Examples¶
Ready-to-run code examples and configuration files for common Dataphy workflows.
Configuration Examples¶
Basic Episode Augmentation¶
Simple augmentation config for getting started:
basic_aug.yaml
version: 1
pipeline:
sync_views: true
steps:
- name: color_jitter
magnitude: 0.1
- name: cutout
holes: 1
size_range: [8, 16]
background:
adapter: none
seed: 42
Robotics-Optimized Augmentation¶
Configuration optimized for robotics datasets:
robotics_aug.yaml
version: 1
pipeline:
# Synchronize augmentations across all camera views
sync_views: true
steps:
# Preserve spatial context for robot-object relationships
- name: random_crop_pad
keep_ratio_min: 0.88
# Small spatial shifts to simulate minor camera movements
- name: random_translate
px: 8
# Lighting variations for different environments
- name: color_jitter
magnitude: 0.15
# Subtle texture effects for sensor realism
- name: random_conv
kernel_variance: 0.035
# Small occlusion patches to simulate partial blocking
- name: cutout
holes: 1
size_range: [8, 16]
background:
adapter: none
seed: 42
Python Scripts¶
Dataset Exploration Script¶
explore_dataset.py
#!/usr/bin/env python3
"""
Explore a robotics dataset and print detailed information.
"""
from pathlib import Path
from dataphy.dataset.registry import create_dataset_loader
def explore_dataset(dataset_path: str):
"""Explore and print dataset information."""

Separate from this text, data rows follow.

#define RG_TIMED_KERNELS 5
struct rg_handle {
    RgParsed parsed;
    RgConfig cfg;
    RgState S;
    RgState SP;
    bool spares = false;
    uint32_t *lane_q = nullptr; int32_t *lane_list = nullptr;
    hipStream_t side3 = nullptr;
    hipStream_t side2 = nullptr;
    int lane_flip = 0;
    uint64_t lane_last = 0;
    uint8_t *pin_keys = nullptr;
    uint32_t *pin_err = nullptr;
    bool lane_regen = false;
    uint64_t step_count = 0;
    hipStream_t side = nullptr;
    int regen_idle_after = -1;
    int regen_bulk = 0;
    int device = 0;
    hipStream_t stream = nullptr;
    std::vector<void *> allocs;
    uint32_t *d_err = nullptr;
    uint8_t *d_keys = nullptr;
    bool render_pending = false;
    float *bound_out = nullptr; int bound_kind = 0; bool bound_valid = false;
    int32_t *obs_list_mem = nullptr; uint32_t *obs_cnt_mem = nullptr; float *gray_lut_mem = nullptr;
    int bound_steps = 0;
    int stair_gen = 0;
    float *obs_scratch = nullptr;
    size_t obs_scratch_cap = 0;
    std::vector<uint64_t> seed_lo, seed_hi;
    std::vector<uint8_t> reseed;
    std::vector<uint64_t> range_lo, range_span;
    unsigned long long *d_probe = nullptr;
    std::vector<rg_handle *> sub;
    std::vector<int> g_of, l_of;
    int32_t *d_ext = nullptr;
    std::vector<int32_t> ext;
    uint8_t *d_keys_sub = nullptr;
    int planes_sym = 0;
    bool screens_stale = true;
    bool mixed = false;
    std::vector<size_t> ragged_off;
    size_t stat_rows = 0;
    RgState *d_SP = nullptr;
    ncclComm_t comm = nullptr;
    int comm_rank = 0, comm_world = 1;
    std::string err;
    bool timing = false;
    std::vector<hipEvent_t> ev[RG_TIMED_KERNELS];
    size_t ev_used[RG_TIMED_KERNELS] = {0, 0, 0, 0, 0};
    uint64_t timing_seq[RG_TIMED_KERNELS] = {0, 0, 0, 0, 0};
    uint64_t timing_stride = 1;
    uint64_t state_fp = 0;
    uint64_t *io_desc = nullptr;
    uint32_t *io_guard = nullptr;
    uint32_t io_words = 0;
    int32_t *io_ids = nullptr; size_t io_ids_cap = 0;
    uint8_t *io_ok = nullptr; size_t io_ok_cap = 0;
    uint8_t *io_mark = nullptr;
    int32_t *reset_list = nullptr;
    uint32_t *reset_cnt = nullptr;
};

#define RG_TIMING_MAX 4096
struct TimedLaunch {
    rg_handle *h; int k; bool on, ext_;
    TimedLaunch(rg_handle *h_, int k_, bool ext = false) : h(h_), k(k_), on(false), ext_(ext) {
        if (h->timing && (h->timing_seq[k]++ % h->timing_stride) == h->timing_stride / 2 && h->ev_used[k] + 2 <= h->ev[k].size()) {
            on = true;
            if (!ext_) (void)hipEventRecord(h->ev[k][h->ev_used[k]], h->stream);
        }
    }
    hipEvent_t start_ev() const { return on && ext_ ? h->ev[k][h->ev_used[k]] : nullptr; }
    hipEvent_t stop_ev() const { return on && ext_ ? h->ev[k][h->ev_used[k] + 1] : nullptr; }
    void cancel() { on = false; }
    void stop() { if (on) { if (!ext_) (void)hipEventRecord(h->ev[k][h->ev_used[k] + 1], h->stream); h->ev_used[k] += 2; on = false; } }
    ~TimedLaunch() { stop(); }
};

static thread_local std::string g_create_err;

#ifdef RG_DEV_KNOBS
#define RG_DEV_ENV(name) getenv(name)
#else
#define RG_DEV_ENV(name) ((const char *)nullptr)
#endif

#define HIPCHK(h, call)                                                                                  \
    do {                                                                                                 \
        hipError_t e_ = (call);                                                                          \
        if (e_ != hipSuccess) {                                                                          \
            (h)->err = std::string(#call) + ": " + hipGetErrorString(e_);                                \
            return 1;                                                                                    \
        }                                                                                                \
    } while (0)

template <typename T>
static bool dev_alloc(rg_handle *h, T **p, size_t count) {
    void *q = nullptr;
    size_t bytes = count * sizeof(T);
    if (bytes == 0) bytes = 16;
    if (hipMalloc(&q, bytes) != hipSuccess) { h->err = "hipMalloc failed (" + std::to_string(bytes) + " bytes)"; return false; }
    if (hipMemset(q, 0, bytes) != hipSuccess) { h->err = "hipMemset failed"; return false; }
    h->allocs.push_back(q);
    *p = (T *)q;
    return true;
}

static void free_all(rg_handle *h) {
    for (void *p : h->allocs) (void)hipFree(p);
    h->allocs.clear();
}

static int flush_render(rg_handle *h) {
    if (h->render_pending) {
        { TimedLaunch t(h, 1); rgk_render(&h->S, &h->cfg, h->stream); }
        HIPCHK(h, hipGetLastError());
        h->render_pending = false;
        h->bound_valid = false;
    }
    return 0;
}

static int upload_seeds(rg_handle *h, size_t n) {
    HIPCHK(h, hipMemcpyAsync(h->S.seed_lo, h->seed_lo.data(), n * 8, hipMemcpyHostToDevice, h->stream));
    HIPCHK(h, hipMemcpyAsync(h->S.seed_hi, h->seed_hi.data(), n * 8, hipMemcpyHostToDevice, h->stream));
    HIPCHK(h, hipMemcpyAsync(h->S.reseed, h->reseed.data(), n, hipMemcpyHostToDevice, h->stream));
    return 0;
}

extern "C" {

const char *rg_last_error(const rg_t *h) { return h ? h->err.c_str() : g_create_err.c_str(); }

#ifndef RG_BUILD_ID
#define RG_BUILD_ID "unstamped"
#endif
const char *rg_build_id(void) { static const char id[] = "RGBUILDID:" RG_BUILD_ID; return id + 10; }

static void destroy_handle(rg_handle *h);
struct EnvSeed { bool has_seed, has_range; uint64_t lo, hi; unsigned __int128 r0, r1; };

static int create_homog(const RgParsed &parsed, const EnvSeed *seeds, int n_env, uint64_t max_steps, int device, int auto_reset, rg_handle **out) {
    *out = nullptr;
    rg_handle *h = new rg_handle();
    std::random_device rd;
    std::mt19937_64 gen(((uint64_t)rd() << 32) ^ rd());
    h->seed_lo.resize(n_env); h->seed_hi.resize(n_env); h->reseed.resize(n_env);
    h->parsed = parsed;
    for (int i = 0; i < n_env; i++) {
        const EnvSeed &p = seeds[i];
        if (p.has_seed) { h->seed_lo[i] = p.lo; h->seed_hi[i] = p.hi; h->reseed[i] = 0; }
        else { h->seed_lo[i] = gen(); h->seed_hi[i] = gen(); h->reseed[i] = 1; }
        if (p.has_range) {
            if (!(p.r1 > p.r0)) {
                if (!p.has_seed) { g_create_err = "Invalid Setting: seed_range must satisfy start < end"; delete h; return 1; }
                continue;
            }
            if (h->range_lo.empty()) { h->range_lo.assign(2 * (size_t)n_env, 0); h->range_span.assign(2 * (size_t)n_env, 0); }
            const unsigned __int128 span = p.r1 - p.r0;
            h->range_lo[i] = (uint64_t)p.r0; h->range_lo[n_env + i] = (uint64_t)(p.r0 >> 64);
            h->range_span[i] = (uint64_t)span; h->range_span[n_env + i] = (uint64_t)(span >> 64);
            if (!p.has_seed) h->reseed[i] = 2;
        }
    }
    h->cfg = h->parsed.cfg;
    {
        RgParsed q = h->parsed;
        q.has_seed_range = false;
        const std::string js = rg_dump_config_json(q, 0, 0, false);
        uint64_t f = 0xcbf29ce484222325ull;
        for (unsigned char ch : js) { f ^= ch; f *= 0x100000001b3ull; }
        h->state_fp = f;
    }
    h->planes_sym = h->cfg.symbols;
    h->cfg.max_steps = max_steps > 0xfffffff0ull ? 0xfffffff0u : (uint32_t)max_steps;
    h->cfg.auto_reset = auto_reset ? 1 : 0;
    h->device = device;
    int ndev = 0;
    if (hipGetDeviceCount(&ndev) != hipSuccess || ndev <= 0) {
        g_create_err = "no HIP device available (librogue_gym_hip has no CPU fallback)"; delete h; return 1;
    }
    if (device < 0 || device >= ndev || hipSetDevice(device) != hipSuccess) { g_create_err = "invalid HIP device " + std::to_string(device); delete h; return 1; }

    RgState &S = h->S;
    memset(&S, 0, sizeof S);
    const size_t n = (size_t)n_env, hw = (size_t)h->cfg.width * h->cfg.height;
    S.n = n_env; S.hw = (int)hw; S.n_keys = n_env;
    const int maze_cap = ((h->cfg.width / h->cfg.room_num_x + 1) / 2) * ((h->cfg.height / h->cfg.room_num_y + 1) / 2) + 1;
    S.maze_cap = maze_cap;
    const size_t nr = (size_t)h->cfg.room_num_x * h->cfg.room_num_y, ne = 2 * nr;
    h->stat_rows = 2048 + (n + 15) / 16;
    bool ok = dev_alloc(h, &S.cell, n * hw) && dev_alloc(h, &S.screen, n * hw) && dev_alloc(h, &S.hist, n * hw) &&
              dev_alloc(h, &S.p_pos, n) && dev_alloc(h, &S.p_hp, n) && dev_alloc(h, &S.p_hpmax, n) && dev_alloc(h, &S.p_lvl, n) &&
              dev_alloc(h, &S.p_exp, n) && dev_alloc(h, &S.food, n) && dev_alloc(h, &S.quiet, n) && dev_alloc(h, &S.pack_gold, n) &&
              dev_alloc(h, &S.dlevel, n) && dev_alloc(h, &S.steps, n) && dev_alloc(h, &S.flags, n) && dev_alloc(h, &S.reward, n) && dev_alloc(h, &S.done, n) &&
              dev_alloc(h, &S.rng, 12 * n) && dev_alloc(h, &S.seed_lo, n) && dev_alloc(h, &S.seed_hi, n) && dev_alloc(h, &S.reseed, n) &&
              dev_alloc(h, &S.room_rect, nr * n) && dev_alloc(h, &S.room_meta, nr * n) &&
              dev_alloc(h, &S.mon_w0, nr * n) && dev_alloc(h, &S.mon_hp, nr * n) && dev_alloc(h, &S.mon_exp, nr * n) &&
              dev_alloc(h, &S.mon_cnt, n) && dev_alloc(h, &S.gold_pos, nr * n) && dev_alloc(h, &S.gold_amt, nr * n) &&
              dev_alloc(h, &S.edge_a, ne * n) && dev_alloc(h, &S.edge_b, ne * n) &&
              dev_alloc(h, &S.maze_stack, (size_t)maze_cap * n) && dev_alloc(h, &S.build_ctr, n) && dev_alloc(h, &S.stats, RG_STAT_COLS * h->stat_rows) && dev_alloc(h, &S.stair_list, 2 * n) && dev_alloc(h, &S.stair_cnt, 8) && dev_alloc(h, &S.stair_mark, 2 * n) &&
              dev_alloc(h, &S.dc_map, h->cfg.n_enemies > 0 ? n * RG_DIST_SLOTS * hw : 16) && dev_alloc(h, &S.dc_key, RG_DIST_SLOTS * n) &&
              dev_alloc(h, &S.dc_head, n) && dev_alloc(h, &S.dc_len, n) && dev_alloc(h, &S.dc_part, n) && dev_alloc(h, &S.dc_own, n) && dev_alloc(h, &S.status, n * 10) &&
              dev_alloc(h, &h->d_err, 4) && dev_alloc(h, &h->d_keys, n);
    if (ok && nr <= RG_OBS_MAX_ROOMS) ok = dev_alloc(h, &S.obs_rec, n * (size_t)RG_OBS_REC_WORDS(nr));
    if (ok && nr <= RG_OVL_MAX && getenv("ROGUE_GYM_HIP_NO_MIRROR_UPDATE") == nullptr)
        ok = dev_alloc(h, &S.ovl, (nr + 1) * n) && hipMemset(S.ovl, 0xff, (nr + 1) * n * 2) == hipSuccess;
    h->spares = auto_reset != 0 && getenv("ROGUE_GYM_HIP_NO_SPARES") == nullptr;
    h->lane_regen = h->spares && getenv("ROGUE_GYM_HIP_WAVE_REGEN") == nullptr && rgk_regen_lanes_supported(&h->cfg, maze_cap) > 0;
    const char *slots_env = getenv("ROGUE_GYM_HIP_SP_SLOTS");
    S.sp_slots = h->lane_regen ? (slots_env ? atoi(slots_env) : 4) : 1;
    if (S.sp_slots < 1 || S.sp_slots > 8) S.sp_slots = 4;
    const size_t ns = n * (size_t)S.sp_slots;
    ok = ok && dev_alloc(h, &S.sp_ready, ns) && dev_alloc(h, &h->d_probe, 4) && dev_alloc(h, &S.launch_mark, 4);
    if (ok && h->cfg.n_enemies > 0 && RG_PARTIAL_MAPS(h->cfg.width, h->cfg.height, (int)nr))
        ok = dev_alloc(h, &S.dc_walk, n * RG_DIST_SLOTS * h->cfg.height * RG_WALK_WORDS(h->cfg.width));
    S.full_bfs = getenv("ROGUE_GYM_HIP_FULL_BFS") != nullptr;
    S.keep_spares = getenv("ROGUE_GYM_HIP_KEEP_SPARES") != nullptr;
    S.err_any = h->d_err;
    if (ok && !h->range_lo.empty()) {
        ok = dev_alloc(h, &S.range_lo, 2 * n) && dev_alloc(h, &S.range_span, 2 * n) &&
             hipMemcpy(S.range_lo, h->range_lo.data(), 2 * n * 8, hipMemcpyHostToDevice) == hipSuccess &&
             hipMemcpy(S.range_span, h->range_span.data(), 2 * n * 8, hipMemcpyHostToDevice) == hipSuccess;
        if (!ok && h->err.empty()) h->err = "hipMemcpy failed";
    }
    if (ok && !h->parsed.init_draws.empty()) {
        uint32_t *d = nullptr;
        ok = dev_alloc(h, &d, h->parsed.init_draws.size()) &&
             hipMemcpy(d, h->parsed.init_draws.data(), h->parsed.init_draws.size() * 4, hipMemcpyHostToDevice) == hipSuccess;
        if (!ok && h->err.empty()) h->err = "hipMemcpy failed";
        S.init_draws = d;
    }
    if (ok && h->spares && nr <= 64 && getenv("ROGUE_GYM_HIP_NO_NEXT_LEVELS") == nullptr) {
        RgNext nx;
        memset(&nx, 0, sizeof nx);
        RgNext *d_nx = nullptr;
        ok = dev_alloc(h, &nx.cell, n * hw) && dev_alloc(h, &nx.room_rect, nr * n) && dev_alloc(h, &nx.room_meta, nr * n) &&
             dev_alloc(h, &nx.gold_pos, nr * n) && dev_alloc(h, &nx.gold_amt, nr * n) && dev_alloc(h, &nx.level, n) &&
             dev_alloc(h, &S.nx_rng, 12 * n) && dev_alloc(h, &S.nx_state, n) && dev_alloc(h, &d_nx, 1);
        ok = ok && hipMemcpy(d_nx, &nx, sizeof nx, hipMemcpyHostToDevice) == hipSuccess;
        S.nx = d_nx;
    }
    h->SP = S;
    if (ok && h->spares) {
        RgState &P = h->SP;
        ok = dev_alloc(h, &P.cell, ns * hw) && dev_alloc(h, &P.p_pos, ns) && dev_alloc(h, &P.p_hp, ns) && dev_alloc(h, &P.p_hpmax, ns) && dev_alloc(h, &P.p_lvl, ns) &&
             dev_alloc(h, &P.p_exp, ns) && dev_alloc(h, &P.food, ns) && dev_alloc(h, &P.quiet, ns) && dev_alloc(h, &P.pack_gold, ns) && dev_alloc(h, &P.dlevel, ns) &&
             dev_alloc(h, &P.rng, 12 * ns) && dev_alloc(h, &P.room_rect, nr * ns) && dev_alloc(h, &P.room_meta, nr * ns) &&
             dev_alloc(h, &P.mon_w0, nr * ns) && dev_alloc(h, &P.mon_hp, nr * ns) && dev_alloc(h, &P.mon_exp, nr * ns) &&
             dev_alloc(h, &P.mon_cnt, ns) && dev_alloc(h, &P.gold_pos, nr * ns) && dev_alloc(h, &P.gold_amt, nr * ns) &&
             dev_alloc(h, &P.edge_a, ne * n) && dev_alloc(h, &P.edge_b, ne * n) && dev_alloc(h, &P.maze_stack, (size_t)maze_cap * n) &&
             dev_alloc(h, &P.on_stairs, ns);
        P.prof = nullptr;
        int lo = 0, hi = 0;
        if (ok && (hipDeviceGetStreamPriorityRange(&lo, &hi) != hipSuccess || hipStreamCreateWithPriority(&h->side, hipStreamNonBlocking, RG_DEV_ENV("ROGUE_GYM_HIP_SIDE_HIPRIO") ? hi : lo) != hipSuccess)) {
            h->err = "failed to create the background generation stream"; ok = false;
        }
        static const bool lanes_low = RG_DEV_ENV("ROGUE_GYM_HIP_LANES_LOWPRIO") != nullptr;
        if (ok && (hipStreamCreateWithPriority(&h->side2, hipStreamNonBlocking, lanes_low ? lo : (lo + hi) / 2) != hipSuccess || hipStreamCreateWithPriority(&h->side3, hipStreamNonBlocking, lanes_low ? lo : (lo + hi) / 2) != hipSuccess)) { h->err = "failed to create the background generation stream"; ok = false; }
    }
    ok = ok && dev_alloc(h, &h->d_SP, 1) && hipMemcpy(h->d_SP, &h->SP, sizeof(RgState), hipMemcpyHostToDevice) == hipSuccess;
    if (!ok) { g_create_err = h->err.empty() ? "device allocation failed" : h->err; destroy_handle(h); return 1; }
    if (hipMemset(S.screen, ' ', n * hw) != hipSuccess) { g_create_err = "hipMemset failed"; destroy_handle(h); return 1; }
    if (upload_seeds(h, n)) { g_create_err = h->err; destroy_handle(h); return 1; }
    h->S.stair_gen = h->stair_gen++;
    rgk_build(&h->S, &h->cfg, h->stream);
    hipError_t e = hipGetLastError();
    if (e == hipSuccess) e = hipStreamSynchronize(h->stream);
    if (e != hipSuccess) { g_create_err = std::string("k_build: ") + hipGetErrorString(e); destroy_handle(h); return 1; }
    h->render_pending = true;
    if (h->spares) {
        if (h->lane_regen && !(dev_alloc(h, &h->lane_q, 8) && dev_alloc(h, &h->lane_list, 2 * ns))) { g_create_err = h->err; destroy_handle(h); return 1; }
        if (h->lane_regen) (void)rgk_regen_lanes(&h->SP, &h->cfg, h->lane_q, h->lane_list, 1, 0, h->S.sp_slots, h->side2, nullptr, nullptr);
        else rgk_regen(&h->SP, &h->cfg, 1, 1, nullptr, 0, h->d_err, h->side, nullptr, nullptr);
        e = hipGetLastError();
        if (e == hipSuccess && !RG_DEV_ENV("ROGUE_GYM_HIP_ASYNC_FIRST_SPARES")) { e = hipStreamSynchronize(h->side); if (e == hipSuccess) e = hipStreamSynchronize(h->side2); if (e == hipSuccess) e = hipStreamSynchronize(h->side3); }
        if (e != hipSuccess) { g_create_err = std::string("k_regen: ") + hipGetErrorString(e); destroy_handle(h); return 1; }
        h->regen_bulk = 1;
        bool all_fixed = true;
        for (uint8_t m : h->reseed) all_fixed = all_fixed && m == 0;
        if (h->S.keep_spares && all_fixed && !h->S.nx_state) h->regen_idle_after = 1;
    }
    *out = h;
    return 0;
}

# Load dataset (auto-detect format)
loader = create_dataset_loader(dataset_path)
# Get dataset info
info = loader.get_dataset_info()
print(f"Dataset Overview:")
print(f" Format: {info.format}")
print(f" Episodes: {info.total_episodes}")
print(f" Total timesteps: {info.total_timesteps:,}")
# List episodes
episodes = loader.get_episode_ids()
print(f"\nEpisodes: {len(episodes)}")
for i, episode_id in enumerate(episodes[:5]):
print(f" {i}: {episode_id}")
if len(episodes) > 5:
print(f" ... and {len(episodes) - 5} more")
# Examine first episode
if episodes:
episode_data = loader.get_episode(episodes[0])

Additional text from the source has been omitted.